At the same time, AI will help companies do a better job anticipating demand. This is particularly important in the semiconductor sector. Building new plants costs tens of billions of dollars, so it is necessary to project demand not just in the six months ahead, but multiple years out. The issues around semiconductors are complex because demand capacity is combined with other issues, such as the economic strength of nations, national security, and privacy. Countries are rethinking how they can make their supply chains secure and whether they can allow the pipeline to come from China or from very close allies. There will need to be a balance between getting what you need, when you need it, and guaranteed security.
A New Model
Moving forward, there will also be a new architectural model, similar to what we saw with the Internet. When Cisco started there were probably 100 competitors who had good technology. What differentiated the Four Horsemen — the name investors used for Cisco, Dell, Intel and Microsoft in the mid-1990s because of our market dominance — was that we took the technology and we focused on outcomes as well as integrating various architectures, while everyone else just built products.
So, my advice to supply chain technology companies is to figure out your architectural approach. The same holds true for the clients – the big traditional companies – who are trying to digitalize their supply chains. They, too, really need to look at it from an architectural point of view. It’s not just about plugging one thing into one place, but really thinking about ways we can disrupt the entire supply chain. If all you’re doing is automating what you’ve already got, you’re going to be disappointed in the productivity increase, and any progress made will remain within the silo of your organization.

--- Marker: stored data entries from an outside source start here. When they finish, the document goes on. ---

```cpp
uint32_t tod_pack_csr(const uint32_t* counts, const todhip_dmatch* m, const float* xyz, uint32_t nq, uint32_t k, uint32_t* row_ptr,
                      todhip_dmatch* matches, float* matches_xyz);
extern "C" hipError_t tod_stream_create(hipStream_t* out, int device, int kind);
extern "C" uint32_t tod_cu_partition();
int tod_timing_begin(todhip_ctx* ctx, int* slot);
int tod_timing_end(todhip_ctx* ctx, int slot);
int tod_timing_drain(todhip_ctx* ctx, uint64_t keep);
struct KernelTimer {
  todhip_ctx* ctx;
  int slot = -1;
  int begin() { return ctx->time_kernels ? tod_timing_begin(ctx, &slot) : TODHIP_OK; }
  int end() { return slot >= 0 ? tod_timing_end(ctx, slot) : TODHIP_OK; }
};
int tod_match_lists(todhip_ctx* ctx, const void* d_q, uint32_t nq, uint32_t k, uint32_t radius, uint64_t* d_lists,
                    uint32_t* n_lists);
size_t tod_match_lists_bytes(uint32_t nq, uint32_t k);
int tod_wide_lists_active(todhip_ctx* ctx, const void* d_q, uint32_t nq, uint32_t k, uint32_t radius, uint64_t* d_lists,
                          uint32_t* n_lists);
template <typename Fn>
int dispatch_k(uint32_t k, Fn fn) {
  switch (k) {
    case 1: return fn(std::integral_constant<int, 1>{});
    case 2: return fn(std::integral_constant<int, 2>{});
    case 3: return fn(std::integral_constant<int, 3>{});
    case 4: return fn(std::integral_constant<int, 4>{});
    case 5: return fn(std::integral_constant<int, 5>{});
    case 6: return fn(std::integral_constant<int, 6>{});
    case 7: return fn(std::integral_constant<int, 7>{});
    case 8: return fn(std::integral_constant<int, 8>{});
    default: return TODHIP_EINVAL;
  }
}
int tod_match_shard_keys(todhip_ctx* ctx, const void* d_q, uint32_t nq, uint32_t k, uint32_t radius, uint64_t* d_keys);
int tod_match_finalize(todhip_ctx* ctx, const uint64_t* d_keys_all, uint32_t n_shards, uint32_t nq, uint32_t k_in, uint32_t k_out,
                       uint32_t radius, uint32_t* d_counts, todhip_dmatch* d_matches, float* d_xyz,
                       hipStream_t stream = nullptr);
int tod_cross_check(todhip_ctx* ctx, const void* d_q, uint32_t nq, uint32_t frame_queries, const uint32_t* frame_nq, uint32_t stride,
                    uint32_t* d_counts, todhip_dmatch* d_matches, float* d_xyz);
int tod_cluster_frames_nocloud(todhip_ctx* ctx, uint32_t F, const float* d_kp_xy, uint32_t nq, const uint32_t* d_counts,
// ... 17 lines not shown
```

tod_amd/csrc/match.hip:

```cpp
#include <algorithm>
#include <cstdio>
#include <cstdlib>
#include <cstring>

#include "ctx.h"
#include "row_ops.h"

namespace {

#include "match_keys.h"
#include "match_valu.h"
#include "match_fp4.h"
#include "match_mfma.h"
#include "match_pair_pack.h"
#include "match_fp4rows.h"
#include "match_merge.h"
#include "match_plan.h"
#include "match_launch.h"

int k4_engine(const todhip_ctx* ctx, uint32_t nq) {
  if (ctx->matcher_engine == TODHIP_ENGINE_VALU) return 0;
  if (ctx->matcher_engine == TODHIP_ENGINE_MFMA) return 1;
  if (match_env().engine == 'v') return 0;
  if (match_env().engine == 'm') return 1;
  return (uint64_t)nq * tod_db_n_rows(ctx) >= (1ull << 24) ? 1 : 0;
}

}

int tod_timing_drain(todhip_ctx* ctx, uint64_t keep) {
  while (ctx->ev_head - ctx->ev_tail > keep) {
    const int i = (int)(ctx->ev_tail % todhip_ctx::kEvPairs);
    TOD_HIP(hipEventSynchronize(ctx->evp[2 * i + 1]));
    float ms = 0.f;
    TOD_HIP(hipEventElapsedTime(&ms, ctx->evp[2 * i], ctx->evp[2 * i + 1]));
    ctx->counters.last_match_kernel_ms = ms;
    ctx->counters.sum_match_kernel_ms += ms;
    ctx->counters.n_match_kernel_launches += 1;
    ++ctx->ev_tail;
  }
// ... 19 lines not shown
  const uint32_t* q = reinterpret_cast<const uint32_t*>(d_q);
  return dispatch_k(k, [&](auto K) { return launch_topk<decltype(K)::value>(ctx, q, nq, radius, d_lists, n_lists); });
}
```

Why It Makes Sense to Collaborate With Startups
I used to think the word resiliency and agility were marketing slogans. Boy was I wrong. In order to survive in the Digital Age, companies must truly embody these two qualities and be enabled by digital technologies such as the latest semiconductors, AI, and next-generation supply chain software. You’ve also got to think about the architecture of your company as a digital organization and understand the implications that come with that. Finally, you’ve got to understand your core capabilities. If it is core to you, you better have a sustainable differentiation compared to the other options. This is where startups play such a key role.
Startups are good at planning five and 10 years into the future – this is what I coach my own companies to do – whereas companies and even nations very rarely are able to do so. When you see these transitions occur, that’s when economic power and new companies are created: Existing firms partner with the smaller companies or acquire them and the next-generation versions of a Microsoft or a Cisco are launched.
Supply chain and semiconductors will be very similar, in my opinion. Over the last 20 years, the economic power of semiconductors was not fully understood, nor did it have any impact. Now, we are realizing that those who have world class software, combined with world class semiconductor capabilities, will be the winners in the future. Even if we’re very generous to established players and say only 50% of the solutions will come from new startups — if you are a country or a company and you don’t have access to the new startups creating the next semiconductor architecture companies, you’ve got a problem, because your rivals will.
Don’t let yourself be outperformed. Take an architectural approach or find a startup that is taking one and be the architect of your future supply chain.